99 Days...

 

The morning after my daughter was born, my husband and I were awoken after a few hours of fitful sleep in my hospital room by a lactation consultant.  She came to the bed with a large green box and said, ‘it’s time to pump.’  She involved my husband as well, to make sure that he was watching and understood the importance of cleaning all the parts very thoroughly.

I was dumbfounded as she hooked the flanges up to my breasts and started literally milking me, even though nothing was coming out. She assured me that it would, and that I had to keep at this every two hours.  She kept saying, ‘it’s liquid gold!
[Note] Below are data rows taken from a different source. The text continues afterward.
int mmg_grad_sumsq_partials(long long n);
int mmg_grad_sumsq(const float* g, long long n, double* partials, int n_partials, mmg_stream_t stream);
int mmg_grad_clip_finalize(const double* partials, int n, float max_norm, float* out, int* skipped, mmg_stream_t stream);
int mmg_adamw_step_guarded(float* p, const float* g, float* m, float* v, void* p_bf16, long long n, float lr, float beta1,
                           float beta2, float eps, float weight_decay, int step, const float* clip, const int* skipped,
                           mmg_stream_t stream);
int mmg_adamw_step_groups(float* p, const float* g, float* m, float* v, long long n, const unsigned char* chunk_group, int n_groups,
                          const float* group_lr, const float* group_wd, float beta1, float beta2, float eps, int step,
                          const float* clip, const int* skipped, mmg_stream_t stream);

int mmg_layerscale_finalize(const float* W2, const float* b2, const float* gamma, const float* dW2raw,
                            const float* db2raw, float* dW2, float* db2, float* dgamma, int C, int K,
                            mmg_stream_t stream);
int mmg_grad_relayout(const float* src, float* dst, int mode, int R, int CI, int KH, int KW, int ld_src,
                      mmg_stream_t stream);

int mmg_image_swap(void* x, const int* pairs, const int* pairs_host, int k, int n, long long rows, int C, mmg_stream_t stream);
int mmg_image_copy(const void* src, void* dst, int first, int count, int n, long long rows, int C, mmg_stream_t stream);
int mmg_scaled_add_f32(float* dst, const float* src, float alpha, long long n, mmg_stream_t stream);

int mmg_dropout_fwd(const float* x, float* y, void* keep, long long n, float p, long long seed, mmg_stream_t stream);
int mmg_dropout_bwd(const float* dy, const void* keep, float* dx, long long n, float p, mmg_stream_t stream);


int mmg_dwconv7_nhwc(const void* x, const float* w, const float* bias, const void* add, void* y, int n, int H, int W,
                     int C, int flip, mmg_stream_t stream);
int mmg_dwconv7_nhwc_mfma(const void* x, const float* w, const float* bias, const void* add, void* y, int n, int H, int W,
                          int C, int flip, mmg_stream_t stream);
int mmg_dwconv7_wgrad(const void* x, const void* dy, float* dw, float* dbias, int n, int H, int W, int C,
                      mmg_stream_t stream);


long long mmg_cnblock_packed_elems(int C, int backward);
int mmg_cnblock_pack_weights(const float* w1, const float* w2, const float* gamma, void* packed, int C, int backward,
                             mmg_stream_t stream);
int mmg_cnblock_mlp_fwd(const void* xd, const float* ln_w, const float* ln_b, float eps, const void* packed,
                        const float* b1, const float* b2, const float* gamma, const void* residual, void* y, void* hpre,
                        void* xln, void* gact, float* mean, float* rstd, int hpre_kind, long long M, int C, mmg_stream_t stream);

int mmg_cnblock_mlp_bwd_supported(int C);
int mmg_cnblock_mlp_bwd(const void* dy, const void* xd, const float* ln_w, const float* ln_b, float eps,
                        const void* packed_bwd, const float* b1, const void* hpre, void* dh, void* g, void* xln,
                        void* dxln, float* mean, float* rstd, float* ln_dw, float* ln_db, long long M, int C,
                        mmg_stream_t stream);

int mmg_cnblock_bwdw_supported(int C);
long long mmg_cnblock_bwdw_packed_elems(int C);
int mmg_cnblock_bwdw_pack(const float* w1, const float* w2, const float* ln_w, const float* ln_b, const float* layer_scale,
                          const float* b1, void* packed, float* b1f, int C, mmg_stream_t stream);
int mmg_cnblock_bwdw(const void* dy, const void* xd, const float* ln_w, const float* ln_b, float eps, const void* packed,
                     const float* b1f, void* dd, float* dW1, float* db1, float* dW2raw, float* db2raw, float* ln_dw,
                     float* ln_db, long long M, int C, mmg_stream_t stream);

int mmg_stem_supported(int C, int kp);
int mmg_stem_fwd(const void* p0, const void* w, const float* bias, const float* ln_w, const float* ln_b, float eps, void* x,
                 float* mean, float* rstd, long long M, int C, int kp, mmg_stream_t stream);
int mmg_stem_bwd(const void* dx, const void* p0, const void* w, const float* bias, const float* ln_w, const float* mean,
                 const float* rstd, float* dW, float* db, float* ln_dw, float* ln_db, long long M, int C, int kp,
                 mmg_stream_t stream);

This is the best thing you can do for your baby!’

My baby who had been born 16 weeks early.  My baby who was only hours old and already had received a blood transfusion and was intubated and rushed down to the NICU.  My baby who had been literally cut out of me while I was asleep only hours earlier.  My baby who I had not even met yet.

They told me to pump by her isolette; it would encourage the flow of milk to see and smell my baby. My baby who looked like a broken baby bird; my baby whose eyes were still fused shut.  I pumped by her isolette as alarms went off, as doctors rushed in and out.
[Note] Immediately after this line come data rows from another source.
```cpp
extern "C" int asr_whisper_create(const asr_whisper_config* cfg, const void* arena, size_t arena_bytes, int arena_mem,
                                  int device_id, int precision, asr_session** out) {
  return asr_guard([&] {
    ASR_REQUIRE(cfg && arena && out, "whisper_create: null argument");
    ASR_REQUIRE(precision == ASR_PRECISION_BF16 || precision == ASR_PRECISION_F32 || precision == ASR_PRECISION_FP8W || precision == ASR_PRECISION_FP8MM ||
                precision == ASR_PRECISION_MXFP4W, "whisper_create: bad precision %d", precision);
    asr_require_device(device_id);
    WhSession* s = new WhSession();
    try {
      s->kind = 2;
      s->device = device_id;
      asr_tenant_attach(s);
      s->fp4 = precision == ASR_PRECISION_MXFP4W;
      s->fp8 = precision == ASR_PRECISION_FP8W || precision == ASR_PRECISION_FP8MM || s->fp4;
      s->fp8_mm = precision == ASR_PRECISION_FP8MM;
      s->precision = s->fp8 ? ASR_PRECISION_BF16 : precision;
      s->cfg = *cfg;
      gemm_reload_env();
      if (const char* e = getenv("ASR_FP8_FAKE")) s->fp8_fake = e[0] == '1';
      if (const char* e = getenv("ASR_FP8MM_ACT_SHIFT")) s->fp8_act_shift = std::min(std::max(atoi(e), 0), 16);
      if (const char* e = getenv("ASR_FP8_WEIGHTS")) s->fp8_weights = !(e[0] == '0');
      if (const char* e = getenv("ASR_FP8_KV")) s->fp8_kv = !(e[0] == '0');
      if (const char* e = getenv("ASR_NO_GRAPH")) s->use_graph = !(e[0] == '1');
      if (const char* e = getenv("ASR_KV_PAGED")) s->kv_paged = !(e[0] == '0');
      if (const char* e = getenv("ASR_KV_PAGE_SHUFFLE")) s->kv_shuffle = e[0] == '1';
      if (const char* e = getenv("ASR_DECODE_GEMM")) s->use_decode_gemm = !(e[0] == '0');
      HIP_CHECK(hipStreamCreateWithFlags(&s->stream, hipStreamNonBlocking));
      s->own_stream = true;
      s->arena.load(arena, arena_bytes, arena_mem, s->stream);
      s->init();
    } catch (...) {
      delete s;
      throw;
    }
    *out = s;
  });
}

extern "C" int asr_whisper_encode(asr_session* s, const void* audio, int audio_mem, const int64_t* audio_offsets, int batch,
                                  int32_t* n_positions_out) {
  return asr_guard([&] {
    ASR_REQUIRE(s && s->kind == 2, "whisper_encode: not a Whisper session");
    TenantScope tenant(s);
    WhSession* w = static_cast<WhSession*>(s);
    w->after_prefill = false;
    if (w->precision == ASR_PRECISION_BF16) w->encode<bf16_t>(audio, audio_mem, audio_offsets, batch, n_positions_out);
    else w->encode<float>(audio, audio_mem, audio_offsets, batch, n_positions_out);
  });
}

extern "C" int asr_whisper_prefill(asr_session* s, const int32_t* ids, int n, int32_t* next_ids_out, float* logits_out) {
  return asr_guard([&] {
    ASR_REQUIRE(s && s->kind == 2 && ids, "whisper_prefill: bad argument");
    TenantScope tenant(s);
    WhSession* w = static_cast<WhSession*>(s);
    w->after_prefill = false;
    if (w->precision == ASR_PRECISION_BF16) w->step<bf16_t>(ids, n, true, next_ids_out, logits_out);
    else w->step<float>(ids, n, true, next_ids_out, logits_out);
    w->after_prefill = true;
  });
}

extern "C" int asr_whisper_decode(asr_session* s, const int32_t* ids, int32_t* next_ids_out, float* logits_out) {
  return asr_guard([&] {
    ASR_REQUIRE(s && s->kind == 2, "whisper_decode: not a Whisper session");
    TenantScope tenant(s);
    WhSession* w = static_cast<WhSession*>(s);
    w->after_prefill = false;
    if (w->precision == ASR_PRECISION_BF16) w->step<bf16_t>(ids, 1, false, next_ids_out, logits_out);
    else w->step<float>(ids, 1, false, next_ids_out, logits_out);
  });
}

static WhSession* whisper_session(asr_session* s, const char* who) {
  ASR_REQUIRE(s && s->kind == 2, "%s: not a Whisper session", who);
  return static_cast<WhSession*>(s);
}

extern "C" int asr_whisper_set_penalty(asr_session* s, float repeat_penalty, int penalty_range) {
// ... 102 lines not shown
```

### include/asr_mi355x_probe.h

```cpp
#ifndef ASR_MI355X_PROBE_H
#define ASR_MI355X_PROBE_H
#include <stddef.h>
#include <stdint.h>
#ifdef __cplusplus
extern "C" {
#endif

typedef struct asr_probe_gemm_desc {
  int32_t M, N, K;
  const float* a;
  const float* w;
  const float* bias;
  const float* add;
  int32_t act;
  int32_t ln;
  float ln_eps;
  int32_t argmax;
  int32_t n_valid;
  int32_t variant;
  float* out_lo;
  float* out_f32;
  float* out_stats;
  int32_t* out_ids;
  char kernel[32];
// ... 47 lines not shown
  const int32_t* hist; const int32_t* T; const int32_t* row_off; const int32_t* row_seq; const int32_t* row_t;
  int32_t S_max;
  int32_t paged, n_pages, pps;
  const int32_t* table;
  int32_t hist_ld; const float* k_hist; const float* v_hist;
  int32_t after_ld; float* k_after; float* v_after;
  int32_t beam, ld_src, S_hyp;
  const int32_t* src; const int32_t* p0;
  float* ext_k; float* ext_v;
  float* q_out; float* k_rows_out; float* ctx;
  int32_t stray, qt, nw;
  char kernel[32];
} asr_probe_qwen_attn_desc;
int asr_probe_qwen_attention(asr_probe_qwen_attn_desc* d);

typedef struct asr_probe_beam_select_desc {
  int32_t n_utt, beam, K, ld, first, n_slots, n_stop;
  const float* topv; const int32_t* topi;
  float* cum; int32_t* fin; int32_t* len; int32_t* next; int32_t* done;
  const int32_t* stop;
  const int32_t* src_in; const int32_t* tok_in;
  int32_t* src_out; int32_t* tok_out;
} asr_probe_beam_select_desc;
int asr_probe_beam_select(asr_probe_beam_select_desc* d);

typedef struct asr_probe_token_head_desc {
  int32_t op, rows, n_valid, ld;
  float* logits;
  const float* vec;
  int32_t K;
  int32_t ld_save, n_saved;
  int32_t n_saved_after;
  int32_t* save_ids;
  int32_t range, partial;
  float value;
  const int32_t* next_in;
  float temperature, top_p, repetition_penalty;
  const float* noise;
  uint64_t seed;
  int32_t no_speech_id;
  float* out_v;
  int32_t* out_i;
  int32_t steps, track_history, sampling, change_step, range2;
  float value2;
  int32_t* picks;
} asr_probe_token_head_desc;
int asr_probe_token_head(asr_probe_token_head_desc* d);

int asr_probe_gemm_counts(int reset, char* buf, int cap);

int asr_probe_live_device_bytes(int64_t* bytes);

int asr_probe_gemm_bench(int variant, int M, int N, int K, int epilogue, int iters, float* avg_ms);
int asr_probe_grid_barrier(int n_workgroups, int iters, float* us_per_barrier);
int asr_probe_grid_barrier2(int n_workgroups, int iters, int mode, float* us_per_barrier);

#ifdef __cplusplus
}
#endif
#endif
```

Before: 77510 audio-s/s.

I pumped by the glow of her bilirubin light, as she fitfully kicked and punched the air. I pumped literal drops at first; rejoicing when I got a few milliliters.  The doctors and nurses congratulated me on my drops- after all, she was only getting ahalf-milliliter every 3 hours, so I was keeping up. 

I pumped and hand expressed and visited lactation consultants.  I pumped as I ate a lactation cookie; I pumped after drinking a dark beer; I pumped after doing all the things they said might help me produce more milk.

I pumped on my couch at home at 3 am; looking at pictures of her on my phone for inspiration, wiping the sleep from my eyes.  I pumped before I left for the hospital in the morning, kangarooed my daughter, and then pumped again in her NICUroom. I pumped even when she started catching up with my production. I pumped even though I could never produce more than an ounce at a time. 

I dutifully packed my tiny bottles of milk I pumped at home intoa cooler and drove it to the NICU.

My favorite part of the day besides holding my daughter, was feeding her a swab of my milk.  The rest of it was delivered directly to her stomach through a tube down her throat- but those drops that I slaved away for, day and night- those drops that I got to feed her, made it worth it. To watch her enjoy and savor the only thing that I could really DO for her, made it all worth it.

On day 99, her needs officially caught up with my production.  I could no longer keep up with her demands, but together we had made it through 99 days of breast milk for every feed. My milk was fortified to higher calories to meet her needs, but I had done it.  On day 100 we started her on formula for some feeds, and my milk for others.  I kept pumping an ounce at a time when she came home, 138 days after she was born.  I pumped for 6 months.  I got her as far as my body would allow with my own milk.

I used to think that my body had failed me because I couldn’t produce more milk; but now I realize that my body and only my body had fed my baby for 99 entire days and I am so proud of that.  Even though it was hard, even though some days I felt like I was going crazy, I was able to do this for my daughter.